Partisanship and bias – this is basically the main accusation made against journalism by some in today’s mainstream media. This is exactly what Walter Lippmann, the most widely read journalist of the 20th century, Pulitzer Prize winner and promoter of presidents, wrote in the journalism logbook a hundred years ago, in the short article “Liberty and the News” from 1920, which is so frighteningly topical today that one wonders in frustration how so little has changed in its substantial core. For him, the supreme law of journalism is succinct: “Tell the truth and shame the devil”. What do you put in your tea for journalism students today?

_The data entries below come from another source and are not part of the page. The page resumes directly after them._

constexpr int TRSM_TS = 68;
constexpr int TRSM_SS = 132;
constexpr int TRSM_LDS = (64 * TRSM_TS + MT * TRSM_SS + 3 * 4 * 4 * 64) * 8;

__device__ __forceinline__ void zblock_solve(const double* __restrict__ A, const double* __restrict__ d64, int ld, int kb,
                                             const double* __restrict__ w, double* __restrict__ z, double* __restrict__ sm)
{
    const int t = threadIdx.x, r = t >> 3, cg = t & 7, k0 = kb * TILE;
    double* w0 = sm;
    double* z0 = sm + 128;
    double* tt = sm + 192;
    const double* T00 = d64 + (size_t)kb * 8192;
    const double* T11 = T00 + 4096;
    const double* L10 = A + (size_t)(k0 + 64) * ld + k0;
    const int cend = (r | 15) + 1;
    double a0[8], a1[8], a2[8];
    const double wmine = t < TILE ? w[k0 + t] : 0.0;
#pragma unroll
    for (int q = 0; q < 8; q += 2) {
        const int c = cg * 8 + q;
        const d2 v0 = *(const d2*)(T00 + r * 64 + c), v1 = *(const d2*)(L10 + (size_t)r * ld + c), v2 = *(const d2*)(T11 + r * 64 + c);
        a0[q] = c < cend ? v0[0] : 0.0; a0[q + 1] = c + 1 < cend ? v0[1] : 0.0;
        a1[q] = v1[0]; a1[q + 1] = v1[1];
        a2[q] = c < cend ? v2[0] : 0.0; a2[q + 1] = c + 1 < cend ? v2[1] : 0.0;
    }
    if (t < TILE) w0[t] = wmine;
    __syncthreads();
    auto row_sum = [&](double s) {
        s += __shfl_xor(s, 1, 64);
        s += __shfl_xor(s, 2, 64);
        s += __shfl_xor(s, 4, 64);
        return s;
    };
// ... 966 lines not shown
        vec_update(A, ld, kb, kb + 1 + (bid - vec0), zv, wv);
        return;
    }
    extern __shared__ __attribute__((aligned(16))) double sm[];
    __shared__ double red[TILE + 4 * MT];
    __shared__ unsigned s_ticket;
    if (bid < NDIAGWG) {
        __builtin_amdgcn_s_setprio(3);
        WGT(wgt_, WGT_DIAGUPD, kb);
        diag_update_tile(A, ld, kb, ks, bid, sm);
#if defined(__HIP_DEVICE_COMPILE__) && !defined(__gfx950__)
#error "k_syrk_step's fence-free ticket hand-off is validated on gfx950 only: use an acq_rel ticket + agent acquire fence elsewhere"
#endif
        asm volatile("s_waitcnt vmcnt(0)" ::: "memory");
        if (threadIdx.x == 0)
            s_ticket = __hip_atomic_fetch_add(&tickets[kb], 1u, __ATOMIC_RELAXED, __HIP_MEMORY_SCOPE_AGENT);
        __syncthreads();
        if (s_ticket != NDIAGWG - 1) return;
        __builtin_amdgcn_fence(__ATOMIC_ACQUIRE, "wavefront");
        const int kn = kb + 1;
        WGT(wgt2_, WGT_POTF2, kb);
        potf2_body<true>(A + (size_t)kn * TILE * ld + kn * TILE, ld, d16 + (size_t)kn * NMT * (MT * MT),
                   d64 + (size_t)kn * 8192, logdet_part + kn, sm, red);
        return;
    }
    __builtin_amdgcn_s_setprio(1);
    WGT(wgt_, WGT_STEPTILE, kb);
    const int x = bid - NDIAGWG;
    if (x < nfull) {
        int ti, tj;
        const int xg = x & 7, xq = nfull >> 3, xr = nfull & 7;
        const int tlin = (xg < xr ? xg * (xq + 1) : xr * (xq + 1) + (xg - xr) * xq) + (x >> 3) + 1;
        trap_index((kb & 1) ? nfull + 1 - tlin : tlin, wcol, ti, tj);
        const int i0 = (kb + 1 + ti) * TILE, j0 = (kb + 1 + tj) * TILE;
        d4 acc[4][4];
        acc_zero(acc);
        tile_nt<false>(A + (size_t)i0 * ld, ld, A + (size_t)j0 * ld, ld, ks * TILE, (kb + 1) * TILE, acc, (char*)sm);
        tile_accum_store<-1>(A + (size_t)i0 * ld + j0, ld, acc);
    } else {
        int ti, tj;
        const int y = x - nfull;
        trap_index(nfull + 1 + (y >> 2), wcol, ti, tj);
        const int i0 = (kb + 1 + ti) * TILE + ((y >> 1) & 1) * 64, j0 = (kb + 1 + tj) * TILE + (y & 1) * 64;
        d4 acc[2][2];
        acc_zero(acc);
        tile_nt<false>(A + (size_t)i0 * ld, ld, A + (size_t)j0 * ld, ld, ks * TILE, (kb + 1) * TILE, acc, (char*)sm);
        tile_accum_store<-1>(A + (size_t)i0 * ld + j0, ld, acc);
    }
}

__global__ __launch_bounds__(256, 2) void k_syrk_wide(double* __restrict__ A, int ld, int k0, int kw, int ca,
                                                      int cb, int ntiles, int nfull, int rev,
                                                      const ExpertPtrs* __restrict__ bt, unsigned long long* stamp)
{
    LaunchStamp stamp_(stamp);
    if (bt) A = GP(bt[blockIdx.y].A);
    extern __shared__ __attribute__((aligned(16))) char smem[];
    __builtin_amdgcn_s_setprio(1);
    WGT(wgt_, WGT_WIDE, k0);
    if ((int)blockIdx.x >= nfull) {
        const int y = blockIdx.x - nfull;
        int ti, tj;
        trap_index(nfull + (y >> 2), cb - ca, ti, tj);
        const int i0 = (ca + ti) * TILE + ((y >> 1) & 1) * 64, j0 = (ca + tj) * TILE + (y & 1) * 64;
        d4 acc[2][2];
        acc_zero(acc);
        tile_nt<false>(A + (size_t)i0 * ld, ld, A + (size_t)j0 * ld, ld, k0 * TILE, (k0 + kw) * TILE, acc, smem);
        tile_accum_store<-1>(A + (size_t)i0 * ld + j0, ld, acc);
        return;
    }
    const int xg = blockIdx.x & 7;
    const int xq = nfull >> 3, xr = nfull & 7;
    const int tlin = (xg < xr ? xg * (xq + 1) : xr * (xq + 1) + (xg - xr) * xq) + (blockIdx.x >> 3);
    int ti, tj;
    trap_index(rev ? nfull - 1 - tlin : tlin, cb - ca, ti, tj);
    const int i0 = (ca + ti) * TILE, j0 = (ca + tj) * TILE;
    d4 acc[4][4];
    acc_zero(acc);
    tile_nt<false>(A + (size_t)i0 * ld, ld, A + (size_t)j0 * ld, ld, k0 * TILE, (k0 + kw) * TILE, acc, smem);
    tile_accum_store<-1>(A + (size_t)i0 * ld + j0, ld, acc);
}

Knowledge of the issues requires a broad view. Quality media must not compromise on a half-truth.  This is written in the New York Times, Justin Lane / EPA

Some journalists still believe that they are intellectually far above their readers, thinking that they are only waiting to be enriched by them. By what right? Spiegel” journalist Philipp Oehmke even proclaimed an end to neutrality in journalism. But the Olympics of virtue in journalism is like the game “Journey to Jerusalem”. The longer it takes, the more dead bodies will pave the way. The rules of the game could, similarly, be taken directly from the Cheka manual of the Stalinist secret police; anyone can be a potential executioner or informer. The consequence: the more brutally one acts, the less one doubts the veracity of the author. This is the destructive incentive system of any ideology. But in the end such a system will cannibalize itself. We are probably experiencing the height of this process, as shown by a public letter signed by 150 intellectuals, including J. K. Rowling, Malcolm Gladwell and Noam Chomsky.

Systemic problem

Only good journalism counteracts bad journalism, if you don’t want to leave the field of play to demagogues, screamers and rat hunters. That is why a new commitment to minimum standards is now needed from the entire newspaper industry. Since “journalist” is not a protected term, the common basis can only be to stick to the facts according to a methodology accepted by all. Partisan journalism is a form of corruption, a betrayal of the reader, a detriment to its own profession and a sin against the truth.

And as the case of “NYT” columnist Weiss shows, it is a systemic problem. The diversity and multiplicity of opinions are nothing more than a public relations fact, a fig leaf. If in the end the mediocre, the cowardly and the ‘politically correct’ set the tone, there will be no more need for newspapers.